De juiste jurk
‘Wees een voorbeeld voor de gelovigen’ (1 Timoteüs 4:12).
-
Mama ging met Anna winkelen voor een nieuwe jurk.
Vind je deze mooi?
Nee, niet echt.
-
Oké, vind je de gele met bloemetjes of de rode met witte stippeltjes misschien leuk?
Maar je houdt van die kleuren. Wat wil je dan?
-
Ik wil een van deze jurken zodat ik er net zo als de zendelingzusters uitzie.

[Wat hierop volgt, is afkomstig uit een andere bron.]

# UMich-CURLY/SE3ET

Measured on AMD Instinct MI355X. Metric: point-cloud pairs/sec (fwd), SE3ET-E 5k-pt pairs, higher is better.
Workload: dtype f32

## Files before the change

include/se3et_hip.h:

```cpp
#ifndef SE3ET_HIP_H_
#define SE3ET_HIP_H_

#include <stddef.h>
#include <stdint.h>

#ifdef __cplusplus
extern "C" {
#endif

#define SE3_OK 0
#define SE3_ERR_INVALID_ARG 1
#define SE3_ERR_UNSUPPORTED 2
#define SE3_ERR_LAUNCH 3
#define SE3_ERR_WORKSPACE 4

#define SE3_MAX_BATCH 32
#define SE3_MAX_NEIGHBOR_LIMIT 64

const char* se3_version(void);
const char* se3_last_error(void);
void se3_debug_set_sinkhorn_variant(int variant);
unsigned long long se3_debug_dense_saturated_rows(int reset);
unsigned long long se3_debug_attention_saturated(int reset);
void se3_debug_kernel_timing(int enable);
int se3_debug_kernel_timing_collect_ex(float* microseconds, int* tags, double* aux, int capacity);

int se3_radius_neighbors(const float* q_points, int64_t nq, const float* s_points, int64_t ns,
                         const int64_t* q_lengths_host, const int64_t* s_lengths_host, int batch, float radius,
                         int limit, int64_t* neighbors, int32_t* max_count, void* stream);

int se3_neighbor_table_trim(const int64_t* full, int64_t rows, int full_width, int width, const int64_t* pair_row_ends_host,
                            const int* pair_widths_host, int num_pairs, int64_t* out, void* stream);
size_t se3_radius_grid_workspace_bytes(int64_t ns, int batch);
int se3_radius_grid_build(const float* s_points, int64_t ns, const int64_t* s_lengths_host, int batch, float radius,
                          void* workspace, size_t workspace_bytes, void* stream);
int se3_radius_neighbors_grid(const float* q_points, int64_t nq, const int64_t* q_lengths_host, const int64_t* s_lengths_host,
                              int64_t ns, int batch, const void* grid_workspace, float radius, int limit, int64_t* neighbors,
                              int32_t* max_count, int max_count_is_zero, void* stream);

int se3_radius_count_hist(const float* q_points, int64_t nq, const float* s_points, int64_t ns, const int64_t* q_lengths_host,
                          const int64_t* s_lengths_host, int batch, float radius, const void* grid_workspace, int hist_n,
                          const int* slot_of_cloud_host, int num_slots, int32_t* hist, int32_t* dropped, int32_t* max_count, void* stream);

int se3_radius_neighbors_ties(const float* q_points, int64_t nq, const float* s_points, int64_t ns, const int64_t* q_lengths_host,
                              const int64_t* s_lengths_host, int batch, float radius, int limit, int64_t* neighbors, int32_t* max_count,
                              int32_t* tie_rows, int32_t* tie_count, void* stream);
int se3_radius_neighbors_grid_ties(const float* q_points, int64_t nq, const int64_t* q_lengths_host, const int64_t* s_lengths_host,
                                   int64_t ns, int batch, const void* grid_workspace, float radius, int limit, int64_t* neighbors,
                                   int32_t* max_count, int max_count_is_zero, int32_t* tie_rows, int32_t* tie_count, void* stream);
size_t se3_kdtree_max_bytes(int64_t ns, int batch);
int se3_kdtree_build_host(const float* s_points_host, int64_t ns, const int64_t* s_lengths_host, int batch, void* tree_host, size_t capacity,
                          size_t* used_bytes);
size_t se3_radius_tie_scratch_bytes(int64_t num_tie_rows, int max_hits);
int se3_radius_neighbors_tie_order(const float* q_points, int64_t nq, const float* s_points, int64_t ns, const int64_t* q_lengths_host,
                                   const int64_t* s_lengths_host, int batch, const void* tree_dev, float radius, int limit,
                                   const int32_t* tie_rows, int64_t num_tie_rows, int max_hits, void* scratch, size_t scratch_bytes,
                                   int64_t* neighbors, void* stream);
int se3_debug_radius_tie_order_host(const float* q_points, int64_t nq, const float* s_points, int64_t ns, const int64_t* q_lengths,
                                    const int64_t* s_lengths, int batch, const void* tree_host, float radius, int limit,
                                    const int32_t* tie_rows, int64_t num_tie_rows, int max_hits, int64_t* neighbors, int* overflowed);
int64_t se3_debug_std_sort_host(const unsigned long long* keys, int64_t n, int mode);

size_t se3_grid_subsample_workspace_bytes(int64_t n, int batch);
int se3_grid_subsample(const float* points, const float* normals, int64_t n, const int64_t* lengths_host, int batch,
                       float voxel_size, float* s_points, float* s_normals, int64_t* s_lengths, void* workspace,
                       size_t workspace_bytes, void* stream);
int se3_grid_subsample_dev(const float* points, const float* normals, int64_t n_rows, const int64_t* lengths_dev, int batch,
                           float voxel_size, float* s_points, float* s_normals, int64_t* s_lengths, void* workspace,
                           size_t workspace_bytes, void* stream);
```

Goed. Laten we eens kijken of er een jurk in jouw maat bij zit.
-
Anna was dol op de twee zendelingzusters in haar wijk. Ze gaven haar altijd een hand in de kerk, ze glimlachten als ze op straat naar hen zwaaide, en ze baden met hun gezin als ze kwamen eten.
-
Op zondag stond Anna te popelen om de zendelingzusters haar nieuwe jurk te laten zien. Toen ze hen in de kerk zag, draaide ze voor hen in het rond.
Nu lijk ik op jullie!
-
Ja, je lijkt inderdaad op ons.
En je lijkt niet alleen op een zendeling, je bent een zendeling!
-
Je moeder vertelde me dat je de hele week voor ons hebt gebeden, zoals we je gevraagd hadden. En kijk eens! We hebben vandaag iemand meegenomen naar de kerk. Jouw gebeden hebben ons geholpen.
Dankjewel, zendeling Anna.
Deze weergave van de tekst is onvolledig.